__Problem statement__
Read through the records below and copy each line that uses the word "sizeof".

Records from a data source:
• • • •

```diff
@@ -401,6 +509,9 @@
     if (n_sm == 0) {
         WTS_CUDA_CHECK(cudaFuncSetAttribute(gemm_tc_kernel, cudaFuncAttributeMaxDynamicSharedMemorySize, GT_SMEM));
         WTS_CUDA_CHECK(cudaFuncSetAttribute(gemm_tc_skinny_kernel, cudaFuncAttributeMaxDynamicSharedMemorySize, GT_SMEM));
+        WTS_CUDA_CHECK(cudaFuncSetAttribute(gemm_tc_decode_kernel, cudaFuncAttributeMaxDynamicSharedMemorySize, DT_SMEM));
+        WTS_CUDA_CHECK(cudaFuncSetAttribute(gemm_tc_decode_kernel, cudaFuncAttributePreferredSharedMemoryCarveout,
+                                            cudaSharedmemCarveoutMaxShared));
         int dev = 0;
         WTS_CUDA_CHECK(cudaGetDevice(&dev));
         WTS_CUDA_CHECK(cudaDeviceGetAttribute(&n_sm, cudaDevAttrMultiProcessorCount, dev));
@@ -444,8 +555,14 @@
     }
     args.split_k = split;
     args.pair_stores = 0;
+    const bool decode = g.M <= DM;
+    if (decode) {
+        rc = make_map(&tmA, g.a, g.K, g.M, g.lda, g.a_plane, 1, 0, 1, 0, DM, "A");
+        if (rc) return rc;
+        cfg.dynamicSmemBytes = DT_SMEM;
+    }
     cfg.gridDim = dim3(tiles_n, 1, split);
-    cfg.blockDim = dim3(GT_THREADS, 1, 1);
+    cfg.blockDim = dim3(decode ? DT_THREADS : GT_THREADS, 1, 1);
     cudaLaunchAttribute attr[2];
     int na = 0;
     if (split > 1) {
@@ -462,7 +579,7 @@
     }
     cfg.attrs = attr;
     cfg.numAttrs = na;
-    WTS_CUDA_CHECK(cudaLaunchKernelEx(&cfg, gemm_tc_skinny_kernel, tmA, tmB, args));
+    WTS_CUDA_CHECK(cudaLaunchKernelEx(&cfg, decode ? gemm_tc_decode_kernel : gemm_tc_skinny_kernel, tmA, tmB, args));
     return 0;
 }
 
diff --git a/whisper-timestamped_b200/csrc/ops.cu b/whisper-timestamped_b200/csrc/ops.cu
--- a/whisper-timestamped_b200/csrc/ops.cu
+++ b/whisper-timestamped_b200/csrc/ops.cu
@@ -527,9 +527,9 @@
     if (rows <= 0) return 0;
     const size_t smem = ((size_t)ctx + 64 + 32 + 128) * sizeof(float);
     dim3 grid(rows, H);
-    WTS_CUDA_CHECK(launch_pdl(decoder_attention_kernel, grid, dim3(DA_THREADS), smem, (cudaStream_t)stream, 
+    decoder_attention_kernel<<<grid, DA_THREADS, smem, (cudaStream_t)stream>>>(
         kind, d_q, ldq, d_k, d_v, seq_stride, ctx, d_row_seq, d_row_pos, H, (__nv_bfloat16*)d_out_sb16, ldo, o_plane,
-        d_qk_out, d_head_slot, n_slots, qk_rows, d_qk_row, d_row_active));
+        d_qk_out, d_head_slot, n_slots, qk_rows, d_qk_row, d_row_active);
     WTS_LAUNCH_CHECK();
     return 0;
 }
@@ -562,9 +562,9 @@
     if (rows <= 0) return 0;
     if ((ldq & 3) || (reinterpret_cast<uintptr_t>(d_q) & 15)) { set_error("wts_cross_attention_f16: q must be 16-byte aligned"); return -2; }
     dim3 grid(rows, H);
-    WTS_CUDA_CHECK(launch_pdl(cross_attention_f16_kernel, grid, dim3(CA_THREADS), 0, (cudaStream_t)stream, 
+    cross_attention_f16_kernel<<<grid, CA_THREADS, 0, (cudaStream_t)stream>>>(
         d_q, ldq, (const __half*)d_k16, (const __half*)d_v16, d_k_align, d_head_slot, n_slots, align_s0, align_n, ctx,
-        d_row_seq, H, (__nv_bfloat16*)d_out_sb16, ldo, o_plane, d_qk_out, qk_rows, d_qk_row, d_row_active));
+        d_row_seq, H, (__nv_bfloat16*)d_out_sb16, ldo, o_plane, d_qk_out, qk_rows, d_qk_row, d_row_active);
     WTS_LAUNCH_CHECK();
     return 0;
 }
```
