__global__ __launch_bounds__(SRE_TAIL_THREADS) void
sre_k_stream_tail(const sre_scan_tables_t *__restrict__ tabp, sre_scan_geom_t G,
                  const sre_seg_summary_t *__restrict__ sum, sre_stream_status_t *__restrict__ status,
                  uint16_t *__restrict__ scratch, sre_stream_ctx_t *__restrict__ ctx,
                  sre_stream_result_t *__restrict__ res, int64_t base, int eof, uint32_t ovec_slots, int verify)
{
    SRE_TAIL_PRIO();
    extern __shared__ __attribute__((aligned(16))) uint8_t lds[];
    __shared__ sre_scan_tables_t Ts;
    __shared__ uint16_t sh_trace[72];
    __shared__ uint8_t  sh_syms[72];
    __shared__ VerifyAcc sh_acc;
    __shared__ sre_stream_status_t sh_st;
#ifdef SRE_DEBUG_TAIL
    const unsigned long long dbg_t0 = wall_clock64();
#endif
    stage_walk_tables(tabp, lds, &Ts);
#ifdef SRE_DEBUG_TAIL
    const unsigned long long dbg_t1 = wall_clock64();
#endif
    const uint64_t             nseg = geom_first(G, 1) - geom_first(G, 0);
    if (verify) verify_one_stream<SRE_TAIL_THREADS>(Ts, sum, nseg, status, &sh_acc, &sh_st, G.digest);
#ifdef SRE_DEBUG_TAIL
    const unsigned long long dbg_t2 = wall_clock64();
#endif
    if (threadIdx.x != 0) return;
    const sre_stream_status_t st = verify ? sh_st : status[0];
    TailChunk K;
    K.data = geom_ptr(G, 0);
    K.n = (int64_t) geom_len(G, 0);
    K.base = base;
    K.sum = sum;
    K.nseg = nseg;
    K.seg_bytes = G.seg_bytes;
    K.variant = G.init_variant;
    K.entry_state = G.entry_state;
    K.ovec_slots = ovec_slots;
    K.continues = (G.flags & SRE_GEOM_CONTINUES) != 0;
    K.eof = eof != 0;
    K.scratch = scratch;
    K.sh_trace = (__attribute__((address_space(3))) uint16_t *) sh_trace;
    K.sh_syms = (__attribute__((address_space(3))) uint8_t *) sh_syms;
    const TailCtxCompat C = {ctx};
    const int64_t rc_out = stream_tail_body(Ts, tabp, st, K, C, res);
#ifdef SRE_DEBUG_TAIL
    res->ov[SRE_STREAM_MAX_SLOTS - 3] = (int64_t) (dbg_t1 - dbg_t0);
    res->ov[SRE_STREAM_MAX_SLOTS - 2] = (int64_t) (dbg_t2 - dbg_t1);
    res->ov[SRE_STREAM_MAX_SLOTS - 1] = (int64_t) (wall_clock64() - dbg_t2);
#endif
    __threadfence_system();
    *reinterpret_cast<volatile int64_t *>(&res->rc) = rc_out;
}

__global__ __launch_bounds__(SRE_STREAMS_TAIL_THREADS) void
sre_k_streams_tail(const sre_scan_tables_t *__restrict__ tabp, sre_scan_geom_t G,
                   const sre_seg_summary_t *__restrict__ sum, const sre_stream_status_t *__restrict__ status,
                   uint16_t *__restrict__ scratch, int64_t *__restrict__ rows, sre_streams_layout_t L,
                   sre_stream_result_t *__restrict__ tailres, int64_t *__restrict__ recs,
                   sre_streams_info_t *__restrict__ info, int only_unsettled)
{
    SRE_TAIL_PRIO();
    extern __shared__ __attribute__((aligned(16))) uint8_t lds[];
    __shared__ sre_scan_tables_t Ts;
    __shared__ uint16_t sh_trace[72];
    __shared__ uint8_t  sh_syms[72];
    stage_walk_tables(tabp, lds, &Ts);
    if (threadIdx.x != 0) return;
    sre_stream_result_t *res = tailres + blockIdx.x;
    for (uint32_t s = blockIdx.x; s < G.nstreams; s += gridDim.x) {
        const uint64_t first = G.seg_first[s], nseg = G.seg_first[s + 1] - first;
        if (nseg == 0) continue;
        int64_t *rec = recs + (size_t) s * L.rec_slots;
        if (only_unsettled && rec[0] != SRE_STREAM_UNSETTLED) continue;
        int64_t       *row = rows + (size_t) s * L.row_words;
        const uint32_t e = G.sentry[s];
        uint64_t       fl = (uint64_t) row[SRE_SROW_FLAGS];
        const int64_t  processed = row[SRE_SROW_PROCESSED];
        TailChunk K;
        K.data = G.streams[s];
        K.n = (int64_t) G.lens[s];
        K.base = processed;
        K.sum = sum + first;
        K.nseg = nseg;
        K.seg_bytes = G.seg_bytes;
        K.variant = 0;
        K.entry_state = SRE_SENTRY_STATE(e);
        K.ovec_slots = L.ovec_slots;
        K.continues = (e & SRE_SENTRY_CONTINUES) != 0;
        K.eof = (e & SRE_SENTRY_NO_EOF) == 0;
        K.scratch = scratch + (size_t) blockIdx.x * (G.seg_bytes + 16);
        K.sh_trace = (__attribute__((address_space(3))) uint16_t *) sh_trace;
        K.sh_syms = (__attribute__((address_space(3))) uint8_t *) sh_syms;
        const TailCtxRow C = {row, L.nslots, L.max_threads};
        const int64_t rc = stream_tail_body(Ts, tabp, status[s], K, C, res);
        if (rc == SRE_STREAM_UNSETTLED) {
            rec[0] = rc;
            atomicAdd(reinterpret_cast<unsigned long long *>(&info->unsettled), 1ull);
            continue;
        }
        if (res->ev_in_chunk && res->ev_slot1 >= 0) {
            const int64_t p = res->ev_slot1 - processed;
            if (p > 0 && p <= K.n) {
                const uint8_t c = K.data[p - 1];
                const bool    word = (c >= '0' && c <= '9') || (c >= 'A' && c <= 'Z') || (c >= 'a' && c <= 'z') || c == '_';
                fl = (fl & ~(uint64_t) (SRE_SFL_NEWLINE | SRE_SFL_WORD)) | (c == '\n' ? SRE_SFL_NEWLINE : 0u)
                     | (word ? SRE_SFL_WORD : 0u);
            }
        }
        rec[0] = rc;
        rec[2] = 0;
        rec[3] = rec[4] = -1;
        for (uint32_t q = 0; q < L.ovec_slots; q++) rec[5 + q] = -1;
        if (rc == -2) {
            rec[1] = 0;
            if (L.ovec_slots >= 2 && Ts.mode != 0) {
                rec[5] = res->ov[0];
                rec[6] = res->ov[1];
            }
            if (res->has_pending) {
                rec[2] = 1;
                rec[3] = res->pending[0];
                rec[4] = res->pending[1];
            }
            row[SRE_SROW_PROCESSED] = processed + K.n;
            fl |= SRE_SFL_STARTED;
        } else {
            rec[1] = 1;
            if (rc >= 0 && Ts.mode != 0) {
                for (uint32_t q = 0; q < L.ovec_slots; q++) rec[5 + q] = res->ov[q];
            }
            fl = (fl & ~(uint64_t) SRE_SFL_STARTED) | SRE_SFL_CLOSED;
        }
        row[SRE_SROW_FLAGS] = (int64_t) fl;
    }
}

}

• • • •

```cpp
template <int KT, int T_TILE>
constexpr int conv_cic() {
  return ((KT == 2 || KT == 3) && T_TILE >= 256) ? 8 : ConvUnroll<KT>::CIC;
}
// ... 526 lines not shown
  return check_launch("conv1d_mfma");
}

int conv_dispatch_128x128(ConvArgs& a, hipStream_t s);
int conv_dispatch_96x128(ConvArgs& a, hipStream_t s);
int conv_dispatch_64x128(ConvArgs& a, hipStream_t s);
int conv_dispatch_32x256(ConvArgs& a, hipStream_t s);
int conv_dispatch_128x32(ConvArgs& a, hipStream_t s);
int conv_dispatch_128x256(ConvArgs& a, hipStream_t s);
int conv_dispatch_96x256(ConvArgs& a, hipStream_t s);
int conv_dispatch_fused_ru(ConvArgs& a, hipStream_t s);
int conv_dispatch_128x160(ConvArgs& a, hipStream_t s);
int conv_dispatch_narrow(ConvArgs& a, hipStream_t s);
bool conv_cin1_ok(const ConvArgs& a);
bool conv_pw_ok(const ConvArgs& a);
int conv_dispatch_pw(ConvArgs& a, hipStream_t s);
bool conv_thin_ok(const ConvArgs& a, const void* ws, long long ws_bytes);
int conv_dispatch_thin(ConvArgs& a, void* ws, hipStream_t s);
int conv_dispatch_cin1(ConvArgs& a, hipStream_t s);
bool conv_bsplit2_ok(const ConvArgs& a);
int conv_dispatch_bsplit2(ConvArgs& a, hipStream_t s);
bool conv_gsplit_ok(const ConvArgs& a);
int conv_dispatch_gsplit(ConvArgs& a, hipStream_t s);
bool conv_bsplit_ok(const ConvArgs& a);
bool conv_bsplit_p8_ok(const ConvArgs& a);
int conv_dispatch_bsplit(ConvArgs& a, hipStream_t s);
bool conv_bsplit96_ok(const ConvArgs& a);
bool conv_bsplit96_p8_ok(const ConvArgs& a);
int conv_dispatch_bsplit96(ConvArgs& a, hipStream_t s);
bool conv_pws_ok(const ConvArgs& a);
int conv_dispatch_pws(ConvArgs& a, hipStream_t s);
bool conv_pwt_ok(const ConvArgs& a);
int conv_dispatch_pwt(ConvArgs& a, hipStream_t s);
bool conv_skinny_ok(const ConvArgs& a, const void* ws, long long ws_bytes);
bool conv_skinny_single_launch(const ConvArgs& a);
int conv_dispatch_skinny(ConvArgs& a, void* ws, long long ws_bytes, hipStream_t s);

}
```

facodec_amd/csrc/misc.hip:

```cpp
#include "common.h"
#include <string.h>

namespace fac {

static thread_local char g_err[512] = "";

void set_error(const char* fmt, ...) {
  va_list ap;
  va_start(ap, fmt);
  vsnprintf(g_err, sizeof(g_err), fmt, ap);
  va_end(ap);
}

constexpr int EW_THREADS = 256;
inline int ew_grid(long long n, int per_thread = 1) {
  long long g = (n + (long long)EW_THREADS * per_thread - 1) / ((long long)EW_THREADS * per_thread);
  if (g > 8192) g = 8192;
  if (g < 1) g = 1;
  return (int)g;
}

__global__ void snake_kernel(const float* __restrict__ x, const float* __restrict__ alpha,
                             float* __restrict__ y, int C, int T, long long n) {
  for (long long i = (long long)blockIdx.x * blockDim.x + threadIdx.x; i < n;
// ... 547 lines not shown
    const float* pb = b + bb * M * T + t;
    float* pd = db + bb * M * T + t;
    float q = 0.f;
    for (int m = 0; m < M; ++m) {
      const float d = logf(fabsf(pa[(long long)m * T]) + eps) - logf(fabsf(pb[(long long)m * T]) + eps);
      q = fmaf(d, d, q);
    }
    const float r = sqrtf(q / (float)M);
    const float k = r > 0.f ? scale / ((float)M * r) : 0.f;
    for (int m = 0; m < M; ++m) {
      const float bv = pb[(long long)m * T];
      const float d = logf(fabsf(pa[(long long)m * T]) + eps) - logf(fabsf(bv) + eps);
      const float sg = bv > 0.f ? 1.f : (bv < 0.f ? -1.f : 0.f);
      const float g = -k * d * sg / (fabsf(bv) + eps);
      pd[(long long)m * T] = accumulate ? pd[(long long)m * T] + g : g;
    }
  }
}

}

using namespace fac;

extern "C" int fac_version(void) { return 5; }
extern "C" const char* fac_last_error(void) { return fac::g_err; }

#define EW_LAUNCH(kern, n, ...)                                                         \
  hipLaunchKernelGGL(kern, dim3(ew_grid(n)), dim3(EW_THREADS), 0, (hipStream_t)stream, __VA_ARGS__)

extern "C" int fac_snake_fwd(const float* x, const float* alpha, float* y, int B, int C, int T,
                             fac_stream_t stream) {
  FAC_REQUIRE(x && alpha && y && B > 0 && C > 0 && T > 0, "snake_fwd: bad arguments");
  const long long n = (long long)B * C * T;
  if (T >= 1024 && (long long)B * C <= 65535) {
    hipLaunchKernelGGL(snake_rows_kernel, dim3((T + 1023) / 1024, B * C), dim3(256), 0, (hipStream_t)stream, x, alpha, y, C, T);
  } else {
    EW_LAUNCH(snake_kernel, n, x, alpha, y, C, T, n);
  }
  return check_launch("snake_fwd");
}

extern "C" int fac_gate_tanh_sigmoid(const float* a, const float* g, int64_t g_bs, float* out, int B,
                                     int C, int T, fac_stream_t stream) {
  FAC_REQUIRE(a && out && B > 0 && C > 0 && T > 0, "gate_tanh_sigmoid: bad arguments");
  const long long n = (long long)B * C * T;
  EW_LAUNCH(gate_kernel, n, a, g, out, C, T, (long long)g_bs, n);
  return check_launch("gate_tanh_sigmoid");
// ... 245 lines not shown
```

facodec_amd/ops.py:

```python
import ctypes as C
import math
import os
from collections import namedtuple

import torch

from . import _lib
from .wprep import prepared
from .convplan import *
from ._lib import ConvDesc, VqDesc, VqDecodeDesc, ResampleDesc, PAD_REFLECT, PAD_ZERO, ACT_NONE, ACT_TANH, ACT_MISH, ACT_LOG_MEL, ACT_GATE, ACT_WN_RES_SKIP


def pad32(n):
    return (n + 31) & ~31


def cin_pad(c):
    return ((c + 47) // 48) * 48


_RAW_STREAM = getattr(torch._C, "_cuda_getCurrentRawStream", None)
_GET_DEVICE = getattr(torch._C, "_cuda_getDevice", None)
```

• • • •

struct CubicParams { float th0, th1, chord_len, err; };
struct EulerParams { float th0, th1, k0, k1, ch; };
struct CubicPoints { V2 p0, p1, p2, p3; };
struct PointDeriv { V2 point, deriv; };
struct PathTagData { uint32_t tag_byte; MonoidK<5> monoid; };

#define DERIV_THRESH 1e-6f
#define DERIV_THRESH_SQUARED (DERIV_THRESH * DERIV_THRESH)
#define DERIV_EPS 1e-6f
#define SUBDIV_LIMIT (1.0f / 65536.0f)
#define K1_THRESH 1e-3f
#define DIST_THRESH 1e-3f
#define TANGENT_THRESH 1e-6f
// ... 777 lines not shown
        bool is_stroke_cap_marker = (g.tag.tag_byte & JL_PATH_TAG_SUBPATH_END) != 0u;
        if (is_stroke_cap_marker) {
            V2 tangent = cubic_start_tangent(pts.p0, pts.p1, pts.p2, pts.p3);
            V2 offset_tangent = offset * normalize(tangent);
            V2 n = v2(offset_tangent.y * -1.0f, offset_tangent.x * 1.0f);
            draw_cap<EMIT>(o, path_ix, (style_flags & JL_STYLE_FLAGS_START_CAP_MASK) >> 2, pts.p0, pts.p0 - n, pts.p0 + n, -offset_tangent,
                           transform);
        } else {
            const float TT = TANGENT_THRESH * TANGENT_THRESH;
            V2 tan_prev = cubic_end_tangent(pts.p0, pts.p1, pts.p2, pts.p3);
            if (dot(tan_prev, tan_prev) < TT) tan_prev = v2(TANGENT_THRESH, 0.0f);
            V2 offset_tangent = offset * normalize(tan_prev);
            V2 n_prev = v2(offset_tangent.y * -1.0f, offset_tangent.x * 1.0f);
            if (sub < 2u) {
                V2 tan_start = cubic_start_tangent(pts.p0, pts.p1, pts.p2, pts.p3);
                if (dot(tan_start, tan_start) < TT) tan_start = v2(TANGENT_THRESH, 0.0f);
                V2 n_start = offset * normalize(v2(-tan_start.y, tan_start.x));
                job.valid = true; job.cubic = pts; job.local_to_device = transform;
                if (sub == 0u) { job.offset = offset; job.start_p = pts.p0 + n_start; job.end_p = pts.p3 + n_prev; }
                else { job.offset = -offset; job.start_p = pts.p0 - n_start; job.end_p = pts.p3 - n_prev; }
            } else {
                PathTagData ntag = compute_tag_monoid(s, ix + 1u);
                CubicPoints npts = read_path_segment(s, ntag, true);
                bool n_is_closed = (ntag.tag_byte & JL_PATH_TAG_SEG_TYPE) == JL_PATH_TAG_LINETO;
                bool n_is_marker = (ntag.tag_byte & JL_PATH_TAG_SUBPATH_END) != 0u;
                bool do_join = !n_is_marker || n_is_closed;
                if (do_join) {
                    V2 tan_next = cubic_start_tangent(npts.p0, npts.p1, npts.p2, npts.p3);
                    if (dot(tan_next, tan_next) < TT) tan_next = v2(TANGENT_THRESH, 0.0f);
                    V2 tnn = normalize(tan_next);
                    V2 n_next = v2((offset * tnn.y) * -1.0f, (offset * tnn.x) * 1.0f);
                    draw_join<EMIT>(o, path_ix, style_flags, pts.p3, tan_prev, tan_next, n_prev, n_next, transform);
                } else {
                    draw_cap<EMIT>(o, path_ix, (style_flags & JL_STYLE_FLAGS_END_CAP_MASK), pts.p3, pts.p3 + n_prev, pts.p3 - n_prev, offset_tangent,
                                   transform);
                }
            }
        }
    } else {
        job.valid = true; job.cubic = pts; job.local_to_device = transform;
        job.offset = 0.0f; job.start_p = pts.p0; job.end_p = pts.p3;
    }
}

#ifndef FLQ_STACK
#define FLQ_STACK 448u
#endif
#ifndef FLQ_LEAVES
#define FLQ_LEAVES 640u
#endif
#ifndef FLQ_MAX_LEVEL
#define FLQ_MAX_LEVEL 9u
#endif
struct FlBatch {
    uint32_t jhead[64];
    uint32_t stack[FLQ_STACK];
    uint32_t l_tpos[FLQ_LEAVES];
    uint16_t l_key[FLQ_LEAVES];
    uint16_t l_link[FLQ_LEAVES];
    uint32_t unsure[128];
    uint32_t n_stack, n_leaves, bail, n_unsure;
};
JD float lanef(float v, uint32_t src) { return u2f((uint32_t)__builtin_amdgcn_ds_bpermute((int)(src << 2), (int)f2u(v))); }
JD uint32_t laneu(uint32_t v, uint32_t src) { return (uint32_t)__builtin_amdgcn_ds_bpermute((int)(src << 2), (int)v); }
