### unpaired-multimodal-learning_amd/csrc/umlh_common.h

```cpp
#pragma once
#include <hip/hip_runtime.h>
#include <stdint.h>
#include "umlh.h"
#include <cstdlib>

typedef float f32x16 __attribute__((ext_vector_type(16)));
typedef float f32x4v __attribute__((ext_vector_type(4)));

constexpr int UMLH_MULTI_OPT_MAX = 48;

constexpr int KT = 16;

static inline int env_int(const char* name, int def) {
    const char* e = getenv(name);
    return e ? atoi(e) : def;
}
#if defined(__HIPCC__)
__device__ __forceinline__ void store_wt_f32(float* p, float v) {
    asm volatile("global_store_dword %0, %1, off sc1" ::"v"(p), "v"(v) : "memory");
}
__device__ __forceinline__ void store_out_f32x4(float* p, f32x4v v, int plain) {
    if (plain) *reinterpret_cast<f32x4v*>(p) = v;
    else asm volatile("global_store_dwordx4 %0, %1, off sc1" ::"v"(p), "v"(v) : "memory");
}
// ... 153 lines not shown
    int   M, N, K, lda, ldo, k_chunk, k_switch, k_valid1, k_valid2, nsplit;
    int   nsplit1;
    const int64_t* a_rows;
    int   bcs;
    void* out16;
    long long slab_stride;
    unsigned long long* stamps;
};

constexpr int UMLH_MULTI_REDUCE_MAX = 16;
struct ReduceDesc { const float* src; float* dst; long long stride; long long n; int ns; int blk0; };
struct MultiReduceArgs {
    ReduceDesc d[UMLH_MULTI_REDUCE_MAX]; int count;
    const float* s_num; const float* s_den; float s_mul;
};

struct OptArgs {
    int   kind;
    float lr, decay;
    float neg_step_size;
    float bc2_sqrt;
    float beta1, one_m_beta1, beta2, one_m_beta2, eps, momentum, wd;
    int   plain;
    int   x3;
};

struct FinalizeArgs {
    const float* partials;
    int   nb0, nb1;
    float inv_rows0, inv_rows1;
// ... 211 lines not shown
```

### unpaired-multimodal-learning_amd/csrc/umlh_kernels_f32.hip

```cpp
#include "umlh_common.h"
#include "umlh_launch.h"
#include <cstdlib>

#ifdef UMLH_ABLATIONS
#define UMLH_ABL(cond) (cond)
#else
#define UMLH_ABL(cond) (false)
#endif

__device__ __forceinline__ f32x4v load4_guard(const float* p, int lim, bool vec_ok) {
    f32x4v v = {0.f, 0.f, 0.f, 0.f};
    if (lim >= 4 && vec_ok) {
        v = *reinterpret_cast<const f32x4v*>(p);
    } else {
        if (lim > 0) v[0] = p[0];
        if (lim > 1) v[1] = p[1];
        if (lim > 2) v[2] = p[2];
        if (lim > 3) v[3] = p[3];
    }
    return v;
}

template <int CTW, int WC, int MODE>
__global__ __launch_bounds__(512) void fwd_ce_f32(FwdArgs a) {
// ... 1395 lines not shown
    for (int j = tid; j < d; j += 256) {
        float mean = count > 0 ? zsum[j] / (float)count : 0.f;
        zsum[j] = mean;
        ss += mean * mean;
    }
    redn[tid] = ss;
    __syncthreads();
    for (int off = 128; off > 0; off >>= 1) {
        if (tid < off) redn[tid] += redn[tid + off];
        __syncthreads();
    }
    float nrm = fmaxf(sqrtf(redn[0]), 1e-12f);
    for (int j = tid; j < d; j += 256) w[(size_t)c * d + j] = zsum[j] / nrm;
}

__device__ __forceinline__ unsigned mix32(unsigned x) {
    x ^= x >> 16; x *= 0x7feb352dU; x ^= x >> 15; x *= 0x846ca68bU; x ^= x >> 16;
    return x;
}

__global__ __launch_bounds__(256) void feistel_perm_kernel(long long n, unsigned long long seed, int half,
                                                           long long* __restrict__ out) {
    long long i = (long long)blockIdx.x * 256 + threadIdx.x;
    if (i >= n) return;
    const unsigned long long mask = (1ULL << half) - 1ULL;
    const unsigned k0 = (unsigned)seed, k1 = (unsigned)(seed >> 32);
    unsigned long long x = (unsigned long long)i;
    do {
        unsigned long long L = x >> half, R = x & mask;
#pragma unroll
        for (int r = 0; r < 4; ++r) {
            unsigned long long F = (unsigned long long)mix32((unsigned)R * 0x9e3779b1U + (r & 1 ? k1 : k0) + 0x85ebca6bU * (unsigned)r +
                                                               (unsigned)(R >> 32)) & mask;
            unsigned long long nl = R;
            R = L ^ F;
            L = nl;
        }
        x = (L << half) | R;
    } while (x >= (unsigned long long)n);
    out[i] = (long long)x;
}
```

• • • •

__Solution below__
     const size_t smem = ((size_t)ctx + 64 + 32 + 128) * sizeof(float);
  vsnprintf(g_err, sizeof(g_err), fmt, ap);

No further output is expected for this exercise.